Donnerstag stand wieder eine längere Etappe auf dem Programm. Die Meinungen unter uns über diese Etappe im „spritzligeren“ Wasser ging am Ende des Tages ziemlich auseinander. Ich war und bin es auch jetzt noch sehr begeistert. Man war gezwungen schnell zu reagieren, musste sich konzentrieren und saß im Wasser, da das Boot ständig volllief. Dabei war nicht nur Kraft sondern auch Technik und Teamwork gefragt. Auf Geheiß unseres Stefans inspizierten wir die schwierigsten Stellen und beschlossen sie, in Rücksicht auf die Boote (und uns) zu umtragen. Am Abend fuhren wir zurück zur Spielstelle und beschlossen auch den Freitag und halben Samstag, unseren leider schon letzten Paddeltag, dort zu verbringen.

Felix machte uns große Sorgen, er wollte einfach nichts fressen und spuckte uns jedes ihm noch so mühsam eingeflößte Körnchen geradewegs wieder zurück in die Hand. Er war ziemlich nervös und flattrig. Leider sollte er die kommende Nacht nicht überleben.

Der Freitag wurde auf unterschiedlichste Weise genutzt... Paddeln, Karten schreiben, lesen, zeichnen und schlafen, wobei es zeitweise wirklich erstaunlich ist, wie lange und wie viel ein einzelner Mensch zu schlafen imstande ist.

Ich versuchte mich auch an der Eskimorolle, doch die Muskeln, die man dazu benötigt sind bei mir im Alltag so wenig beansprucht, dass es sich als ziemlich schwer erwiesen hat, nur mir der Hüfte den gesamten Kendo (danke an Tanja übrigens, die ihn so bereitwillig zur Verfügung gestellt hat) umzuwerfen.
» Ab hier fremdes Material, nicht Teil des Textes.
## Prefetch epilogue operands and overlap weight loads with row staging in FFN/rowproj kernels

The first weight-tile loads are now issued while activation rows are being staged, whether through LN, affine or a plain copy, instead of after staging finishes. Epilogue operands (residual, bias, and the LN-backward x/dres/gamma/mean/rstd) are prefetched into registers during the last MFMA steps rather than loaded after the GEMM. The goal is to hide global-memory latency at kernel start and in the epilogue. In exchange it raises register pressure, which may hurt occupancy at launch_bounds(512,2), and the rowproj K-loop is restructured to peel its last group.

```diff
diff --git a/espnet_amd/csrc/ffn_f32.hip b/espnet_amd/csrc/ffn_f32.hip
--- a/espnet_amd/csrc/ffn_f32.hip
+++ b/espnet_amd/csrc/ffn_f32.hip
@@ -41,19 +41,56 @@
   using T_ = std::true_type;
   using F_ = std::false_type;
 
-  if (!BWD && p.ln_x) {
-    ffn_ln_stage(p, m0, t, [&](int row, int col, float4 y) __attribute__((always_inline)) {
-      *reinterpret_cast<f32x4*>(&xs[row * XS_LD + col]) = (f32x4){y.x, y.y, y.z, y.w};
-    });
-  } else {
-#pragma unroll
-    for (int i = 0; i < 4; ++i) {
-      const int idx = t + FNT * i, row = idx >> 6, c4 = idx & 63;
-      *reinterpret_cast<f32x4*>(&xs[row * XS_LD + c4 * 4]) =
-          *reinterpret_cast<const f32x4*>(p.x + (long)min(m0 + row, p.M - 1) * FD + c4 * 4);
-    }
-  }
-  __syncthreads();
+  auto stage_rows = [&](auto&& issue_w) __attribute__((always_inline)) {
+    if (!BWD && p.ln_x) {
+      ffn_ln_stage(p, m0, t, [&](int row, int col, float4 y) __attribute__((always_inline)) {
+        *reinterpret_cast<f32x4*>(&xs[row * XS_LD + col]) = (f32x4){y.x, y.y, y.z, y.w};
+      }, issue_w);
+    } else {
+      f32x4 v[4];
+#pragma unroll
+      for (int i = 0; i < 4; ++i) {
+        const int idx = t + FNT * i, row = idx >> 6, c4 = idx & 63;
+        v[i] = *reinterpret_cast<const f32x4*>(p.x + (long)min(m0 + row, p.M - 1) * FD + c4 * 4);
+      }
+      issue_w();
+#pragma unroll
+      for (int i = 0; i < 4; ++i) {
+        const int idx = t + FNT * i, row = idx >> 6, c4 = idx & 63;
+        *reinterpret_cast<f32x4*>(&xs[row * XS_LD + c4 * 4]) = v[i];
+      }
+    }
+    __syncthreads();
+  };
+
+  const bool first = blockIdx.y == 0;
+  const EamdLnbArgs la{p.lnb_x, p.lnb_gamma, p.lnb_mean, p.lnb_rstd, p.lnb_dres, p.lnb_ws, p.lnb_drop_out, p.lnb_drop_p,
+                       (unsigned long long)p.lnb_drop_salt, p.drop_step, p.out, (long)FD, p.M};
+  EamdLnbPre pre;
+  float4 b2p = make_float4(0.f, 0.f, 0.f, 0.f), rp[4];
+  auto epi_pre = [&](auto part_c) __attribute__((always_inline)) {
+    constexpr int part = decltype(part_c)::value;
+    if constexpr (BWD) {
+      if (p.lnb_x) {
+        if constexpr (part == 0) eamd_ln_bwd_prefetch_x(la, pre, m0, t);
+        if constexpr (part == 1) eamd_ln_bwd_prefetch_dres(la, pre, m0, t);
+        if constexpr (part == 2) eamd_ln_bwd_prefetch_gamma(la, pre, t);
+      }
+    } else {
+      if constexpr (part == 0) {
+#pragma unroll
+        for (int i = 0; i < 4; ++i) rp[i] = make_float4(0.f, 0.f, 0.f, 0.f);
+        if (p.R && first) {
+#pragma unroll
+          for (int i = 0; i < 4; ++i)
+            rp[i] = *reinterpret_cast<const float4*>(p.R + (long)min(m0 + ((t + FNT * i) >> 6), p.M - 1) * FD + (t & 63) * 4);
+        }
+      }
+      if constexpr (part == 1) {
+        if (p.b2 && first) b2p = *reinterpret_cast<const float4*>(p.b2 + (t & 63) * 4);
+      }
+    }
+  };
 
   if (up) {
     const float* __restrict__ W = p.w1 + (long)hid0 * FD;
@@ -174,13 +211,18 @@
       step(std::integral_constant<int, 6>{}, up_c, epi_c, P);
       step(std::integral_constant<int, 7>{}, up_c, epi_c, P);
     };
-    load_b(std::integral_constant<int, 0>{}, 0);
-    load_b(std::integral_constant<int, 1>{}, 1);
-    load_b(std::integral_constant<int, 2>{}, 2);
+    stage_rows([&]() __attribute__((always_inline)) {
+      load_b(std::integral_constant<int, 0>{}, 0);
+      load_b(std::integral_constant<int, 1>{}, 1);
+      load_b(std::integral_constant<int, 2>{}, 2);
+    });
     read_a(std::integral_constant<int, 0>{}, std::integral_constant<int, 0>{});
     period(T_{}, F_{}, 0);
     for (int P = 1; P < nch; ++P) period(T_{}, T_{}, P);
     period(F_{}, T_{}, nch);
+    epi_pre(std::integral_constant<int, 0>{});
+    epi_pre(std::integral_constant<int, 1>{});
+    epi_pre(std::integral_constant<int, 2>{});
     period(F_{}, F_{}, nch + 1);
   } else {
     const float* __restrict__ W = p.w2 + (long)hid0 * FD;
@@ -223,6 +265,7 @@
       constexpr bool D = decltype(d_c)::value, DN = decltype(dn_c)::value;
       const int gd = 8 * (P - 2) + s;
       if constexpr (s + 3 < 8 ? D : DN) load_b(std::integral_constant<int, (s + 3) & 3>{}, gd + 3);
+      if constexpr (D && !DN && s >= 5) epi_pre(std::integral_constant<int, s - 5>{});
       if constexpr (D && (s == 1 || s == 3)) {
         float* dstp = (s == 1) ? p.h : (BWD ? nullptr : p.f);
         if (dstp) {
@@ -257,6 +300,7 @@
       step(std::integral_constant<int, 6>{}, d_c, dn_c, P);
       step(std::integral_constant<int, 7>{}, d_c, dn_c, P);
     };
+    stage_rows([]() {});
     period(F_{}, F_{}, 0);
     period(F_{}, T_{}, 1);
     for (int P = 2; P <= nch; ++P) period(T_{}, T_{}, P);
@@ -277,9 +321,7 @@
   __syncthreads();
   if constexpr (BWD) {
     if (p.lnb_x) {
-      const EamdLnbArgs la{p.lnb_x, p.lnb_gamma, p.lnb_mean, p.lnb_rstd, p.lnb_dres, p.lnb_ws, p.lnb_drop_out, p.lnb_drop_p,
-                           (unsigned long long)p.lnb_drop_salt, p.drop_step, p.out, (long)FD, p.M};
-      eamd_ln_bwd_rows32<XS_LD>(la, xs, hs, hs + FBM * FD, m0, t, (int)blockIdx.x);
+      eamd_ln_bwd_rows32<XS_LD>(la, pre, xs, hs, hs + FBM * FD, m0, t, (int)blockIdx.x);
       return;
     }
   }
@@ -294,10 +336,9 @@
     const float4 a4 = *reinterpret_cast<const float4*>(&xs[lr * XS_LD + c4 * 4]);
     float v[4] = {a4.x, a4.y, a4.z, a4.w};
     const long gi = (long)row * FD + c4 * 4;
-    const bool first = blockIdx.y == 0;
     if constexpr (!BWD) {
       if (p.b2 && first) {
-        const float4 b4 = *reinterpret_cast<const float4*>(p.b2 + c4 * 4);
+        const float4 b4 = b2p;
         v[0] += b4.x; v[1] += b4.y; v[2] += b4.z; v[3] += b4.w;
       }
       if (p.p_out > 0.f) {
@@ -306,8 +347,7 @@
 #pragma unroll
         for (int e = 0; e < 4; ++e) v[e] = keep[e] ? v[e] * inv_out : 0.f;
       }
-      float4 r4 = make_float4(0.f, 0.f, 0.f, 0.f);
-      if (p.R && first) r4 = *reinterpret_cast<const float4*>(p.R + gi);
+      const float4 r4 = rp[i];
       v[0] = v[0] * p.alpha + r4.x; v[1] = v[1] * p.alpha + r4.y; v[2] = v[2] * p.alpha + r4.z; v[3] = v[3] * p.alpha + r4.w;
     }
     if (gridDim.y > 1) {
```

Die ganze bzw. halbe Rolle ist mir in der kurzen Zeit leider nicht mehr gelungen, Chris war wesentlich erfolgreicher, aber es gibt hoffentlich noch ein nächstes Jahr.

Samstag hieß es dann Abschied nehmen von Südfrankreich, alles zusammenpacken, rein ins Auto und wieder zurück in die Heimat. Die Autofahrt verlief ruhig, jeder hing seinen eigenen Gedanken nach und hatte wohl ein lachendes und ein weinendes Auge im Gesicht.  

In Ulm stiegen Maren und ich dann aus, schon mit einem Stein im Magen....

Zehn Tage und zehn Nächte schweißen schon zusammen, aber wir wollen mal ein verlängertes Wochenende zum Paddeln fahren und trotz der weiten Entfernungen ein Nachtreffen zustande bringen!!!